Segundo ele, a Maridt é uma empresa de caráter familiar da qual participa há anos. O nome de Toffoli não aparece em registros públicos porque a companhia é uma sociedade anônima em um modelo em que a lista de acionistas não é divulgada. Apenas dois irmãos do ministro figuram formalmente como administradores.
Ministro Dias Toffoli, do STF
Foto: Fellipe Sampaio /STF
Participação no Tayayá Resort e venda ao fundo Arleen
A Maridt detinha 33% de participação no Tayayá Resort e vendeu sua fatia, em 2021, ao fundo Arleen, ligado a uma estrutura financeira associada ao Banco Master. De acordo com o ministro, os valores recebidos decorrem dessa operação e foram lícitos, declarados à Receita Federal e com origem e destino rastreáveis.

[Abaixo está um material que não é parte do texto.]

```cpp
__global__ void k_pack(const uint8_t *__restrict__ ascii, uint8_t *__restrict__ ref, uint8_t *__restrict__ h0,
                       uint8_t *__restrict__ h1, int64_t l)
{
    const int64_t nchunk = (l + 15) >> 4;
    for (int64_t ch = (int64_t)blockIdx.x * blockDim.x + threadIdx.x; ch < nchunk; ch += (int64_t)gridDim.x * blockDim.x) {
        const int64_t p0 = ch << 4;
        uint32_t w[4] = {0, 0, 0, 0};
        if (p0 + 16 <= l) {
            const uint4 v = *reinterpret_cast<const uint4 *>(ascii + p0);
            const uint32_t in[4] = {v.x, v.y, v.z, v.w};
#pragma unroll
            for (int q = 0; q < 4; ++q)
#pragma unroll
                for (int b = 0; b < 4; ++b) w[q] |= code_of_ascii((in[q] >> (8 * b)) & 0xff) << (8 * b);
        } else {
            for (int b = 0; b < 16; ++b) { const uint32_t c = (p0 + b < l) ? code_of_ascii(ascii[p0 + b]) : 4u; w[b >> 2] |= c << (8 * (b & 3)); }
        }
        const uint4 o = make_uint4(w[0], w[1], w[2], w[3]);
        *reinterpret_cast<uint4 *>(ref + p0) = o;
// ... 679 lines not shown
{
    if (!n.host) return;
    hipLaunchKernelGGL(k_jreach, dim3(cdiv(n.host, 256)), dim3(256), 0, st, ev, n, c, lo);
    if (n.host < g_walk_seg_min_rows) hipLaunchKernelGGL(k_sufmin, dim3(1), dim3(1024), 0, st, lo, n, sufmin, 0u, (int32_t *)nullptr);
    else {
        const uint32_t seglen = (n.host + WALK_SEGS - 1) / WALK_SEGS;
        hipLaunchKernelGGL(k_sufmin, dim3(WALK_SEGS), dim3(1024), 0, st, lo, n, sufmin, seglen, sufmin + n.host);
        hipLaunchKernelGGL(k_sufmin_fix, dim3(cdiv(n.host, 256)), dim3(256), 0, st, sufmin, n, seglen, (const int32_t *)(sufmin + n.host));
    }
    hipLaunchKernelGGL(k_jbound, dim3(cdiv(n.host, 256)), dim3(256), 0, st, ev, n, c, sufmin, bound);
    hipLaunchKernelGGL(k_jrun, dim3(cdiv(n.host, 64)), dim3(64), 0, st, ev, n, c, bound);
}
__global__ void __launch_bounds__(SCAN_THREADS) k_mut_debug(const uint8_t *__restrict__ ref, const uint8_t *__restrict__ h0, const uint8_t *__restrict__ h1, int64_t l, uint64_t *verdict)
{
    const int64_t first = ((int64_t)blockIdx.x * SCAN_THREADS + threadIdx.x) * SCAN_POS_PER_THREAD;
    if (first >= l) return;
    const uint4 a = *reinterpret_cast<const uint4 *>(h0 + first), b = *reinterpret_cast<const uint4 *>(h1 + first);
    if ((((a.x | a.y | a.z | a.w) | (b.x | b.y | b.z | b.w)) & 0x30303030u) == 0) return;
    const uint4 r = *reinterpret_cast<const uint4 *>(ref + first);
    const uint32_t aw[4] = {a.x, a.y, a.z, a.w}, bw[4] = {b.x, b.y, b.z, b.w}, rw[4] = {r.x, r.y, r.z, r.w};
    for (int q = 0; q < SCAN_POS_PER_THREAD && first + q < l; ++q) {
        const uint32_t c0 = (rw[q >> 2] >> (8 * (q & 3))) & 0xffu, c1 = (aw[q >> 2] >> (8 * (q & 3))) & 0xffu, c2 = (bw[q >> 2] >> (8 * (q & 3))) & 0xffu;
        if (c0 >= 4 || ((c1 & TMASK) == T_NONE && (c2 & TMASK) == T_NONE)) continue;
        uint32_t code = 0;
        if ((c1 & BTMASK) == (c2 & BTMASK)) { if ((c1 & TMASK) == T_SUB && (c0 & 3) == (c1 & 3)) code = 1; }
        else if ((c1 & TMASK) == T_SUB || (c2 & TMASK) == T_SUB) {
            if ((c1 & 3) == (c2 & 3)) code = 2;
            else if (!((c0 & 3) == (c1 & 3) || (c0 & 3) == (c2 & 3))) code = 3;
        }
        if (code) { atomicMin((unsigned long long *)verdict, ((unsigned long long)(first + q) << 8) | code); return; }
    }
}
void launch_mut_debug(hipStream_t st, const uint8_t *ref, const uint8_t *h0, const uint8_t *h1, int64_t l, uint64_t *verdict)
{
    if (l > 0) hipLaunchKernelGGL(k_mut_debug, dim3(cdiv((uint64_t)l, SCAN_POS_PER_BLOCK)), dim3(SCAN_THREADS), 0, st, ref, h0, h1, l, verdict);
}
__global__ void __launch_bounds__(256) k_make_view(const uint8_t *__restrict__ cells0, const uint8_t *__restrict__ cells1, int64_t n_cells, int64_t l_live, uint8_t *__restrict__ view0, uint8_t *__restrict__ view1,
                                                   uint16_t *__restrict__ summ0, uint16_t *__restrict__ summ1, uint16_t *__restrict__ summ2_0, uint16_t *__restrict__ summ2_1)
{
    const uint8_t *__restrict__ cells = blockIdx.y ? cells1 : cells0;
    uint8_t *__restrict__ view = blockIdx.y ? view1 : view0;
    uint16_t *__restrict__ summ = blockIdx.y ? summ1 : summ0, *__restrict__ summ2 = blockIdx.y ? summ2_1 : summ2_0;
    const int64_t t = (int64_t)blockIdx.x * 256 + threadIdx.x, first = t * 32;
    const bool live = first < n_cells;
    uint32_t out[4] = {0, 0, 0, 0}, indel = 0, non_acgt = 0;
    if (live) {
#pragma unroll
        for (int q = 0; q < 2; ++q) {
            if (first + 16 * q >= n_cells) break;
            const uint4 v = *reinterpret_cast<const uint4 *>(cells + first + 16 * q);
            const uint32_t w[4] = {v.x, v.y, v.z, v.w};
#pragma unroll
            for (int b = 0; b < 16; ++b) {
                const uint32_t c = (w[b >> 2] >> (8 * (b & 3))) & 0xffu, ty = c & TMASK, base = c & 0xfu;
                const uint32_t nib = ty == T_NONE ? (base < 4 ? base : base == 4 ? 8u : 9u) : (ty == T_SUB && base < 4) ? 4u + base : 15u;
                const int cell = 16 * q + b;
                out[cell >> 3] |= nib << (4 * (cell & 7));
            }
#pragma unroll
            for (int k = 0; k < 4; ++k) {
                const int64_t rem = l_live - (first + 16 * q + 4 * k);
                const uint32_t lm = rem >= 4 ? 0xFFFFFFFFu : rem <= 0 ? 0u : ((1u << (8 * (int)rem)) - 1u);
                indel += (uint32_t)__popc(w[k] & lm & 0x10101010u);
                non_acgt |= w[k] & lm & 0x0C0C0C0Cu;
            }
        }
        *reinterpret_cast<uint4 *>(view + (first >> 1)) = make_uint4(out[0], out[1], out[2], out[3]);
    }
    uint32_t i1 = indel, f1 = non_acgt ? 1u : 0u;
#pragma unroll
    for (int d = 1; d < SUMM_CELLS / 32; d <<= 1) { i1 += (uint32_t)__shfl_xor((int)i1, d); f1 |= (uint32_t)__shfl_xor((int)f1, d); }
    uint32_t i2 = i1, f2 = f1;
#pragma unroll
    for (int d = SUMM_CELLS / 32; d < SUMM2_CELLS / 32; d <<= 1) { i2 += (uint32_t)__shfl_xor((int)i2, d); f2 |= (uint32_t)__shfl_xor((int)f2, d); }
    if (first < l_live) {
        if ((t & (SUMM_CELLS / 32 - 1)) == 0) summ[t / (SUMM_CELLS / 32)] = (uint16_t)(i1 | (f1 ? 0x8000u : 0u));
        if ((t & (SUMM2_CELLS / 32 - 1)) == 0) summ2[t / (SUMM2_CELLS / 32)] = (uint16_t)(i2 | (f2 ? 0x8000u : 0u));
    }
}
void launch_make_view(hipStream_t st, const uint8_t *cells0, const uint8_t *cells1, int64_t n_cells, int64_t l_live, uint8_t *view0, uint8_t *view1, uint16_t *summ0, uint16_t *summ1, uint16_t *summ2_0, uint16_t *summ2_1)
{
    if (n_cells > 0) hipLaunchKernelGGL(k_make_view, dim3(cdiv((uint64_t)n_cells, 256 * 32), 2), dim3(256), 0, st, cells0, cells1, n_cells, l_live, view0, view1, summ0, summ1, summ2_0, summ2_1);
}
void launch_apply_patches(hipStream_t st, const int32_t *pos, const uint16_t *cells, uint32_t n, uint8_t *h0, uint8_t *h1)
{
    if (n) hipLaunchKernelGGL(k_apply_patches, dim3(cdiv(n, 256)), dim3(256), 0, st, pos, cells, n, h0, h1);
}
void launch_collect_mask(hipStream_t st, const uint8_t *h0, const uint8_t *h1, int64_t l, uint16_t *mask, uint32_t *block_count)
{
    hipLaunchKernelGGL(k_collect_mask, dim3(cdiv((uint64_t)l, SCAN_POS_PER_BLOCK)), dim3(SCAN_THREADS), 0, st, h0, h1, l, mask, block_count);
}
void launch_gather(hipStream_t st, const int32_t *pos, uint32_t n, const uint8_t *ref, const uint8_t *h0, const uint8_t *h1, uint32_t *cells)
{
    if (n) hipLaunchKernelGGL(k_gather, dim3(cdiv(n, 256)), dim3(256), 0, st, pos, n, ref, h0, h1, cells);
}

}
```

Toffoli também relatou que, mais tarde, o próprio fundo Arleen teria revendido as ações do resort a terceiros, obtendo lucro na transação. Ele ressaltou ainda que, no exercício de sua função no STF, deferiu pedidos da Polícia Federal em investigações envolvendo o Banco Master, incluindo medidas como buscas e apreensões.
Conteúdo das mensagens e foco da apuração
Mensagens encontradas pela PF no celular de Daniel Vorcaro, dono do Banco Master, mencionam supostos pagamentos ao ministro Dias Toffoli. A informação consta em perícia concluída na quarta-feira (11) e foi divulgada pelo jornalista Caio Junqueira, da CNN Brasil.
Segundo apuração da CNN Brasil, autoridades públicas aparecem citadas em conversas extraídas dos aparelhos de Vorcaro. Em alguns trechos, o cunhado do banqueiro, Fabiano Zettel, também investigado, faz referência a transferências de valores que estariam relacionadas ao magistrado.
Investigadores relataram à emissora que o próprio Toffoli também teria feito menções a pagamentos, ainda que de forma cifrada. A linha de apuração da PF busca esclarecer se eventuais repasses teriam origem em uma empresa que foi sócia de um fundo ligado ao Banco Master no Tayayá Resort, empreendimento frequentado pelo ministro e que pertenceu a seus irmãos.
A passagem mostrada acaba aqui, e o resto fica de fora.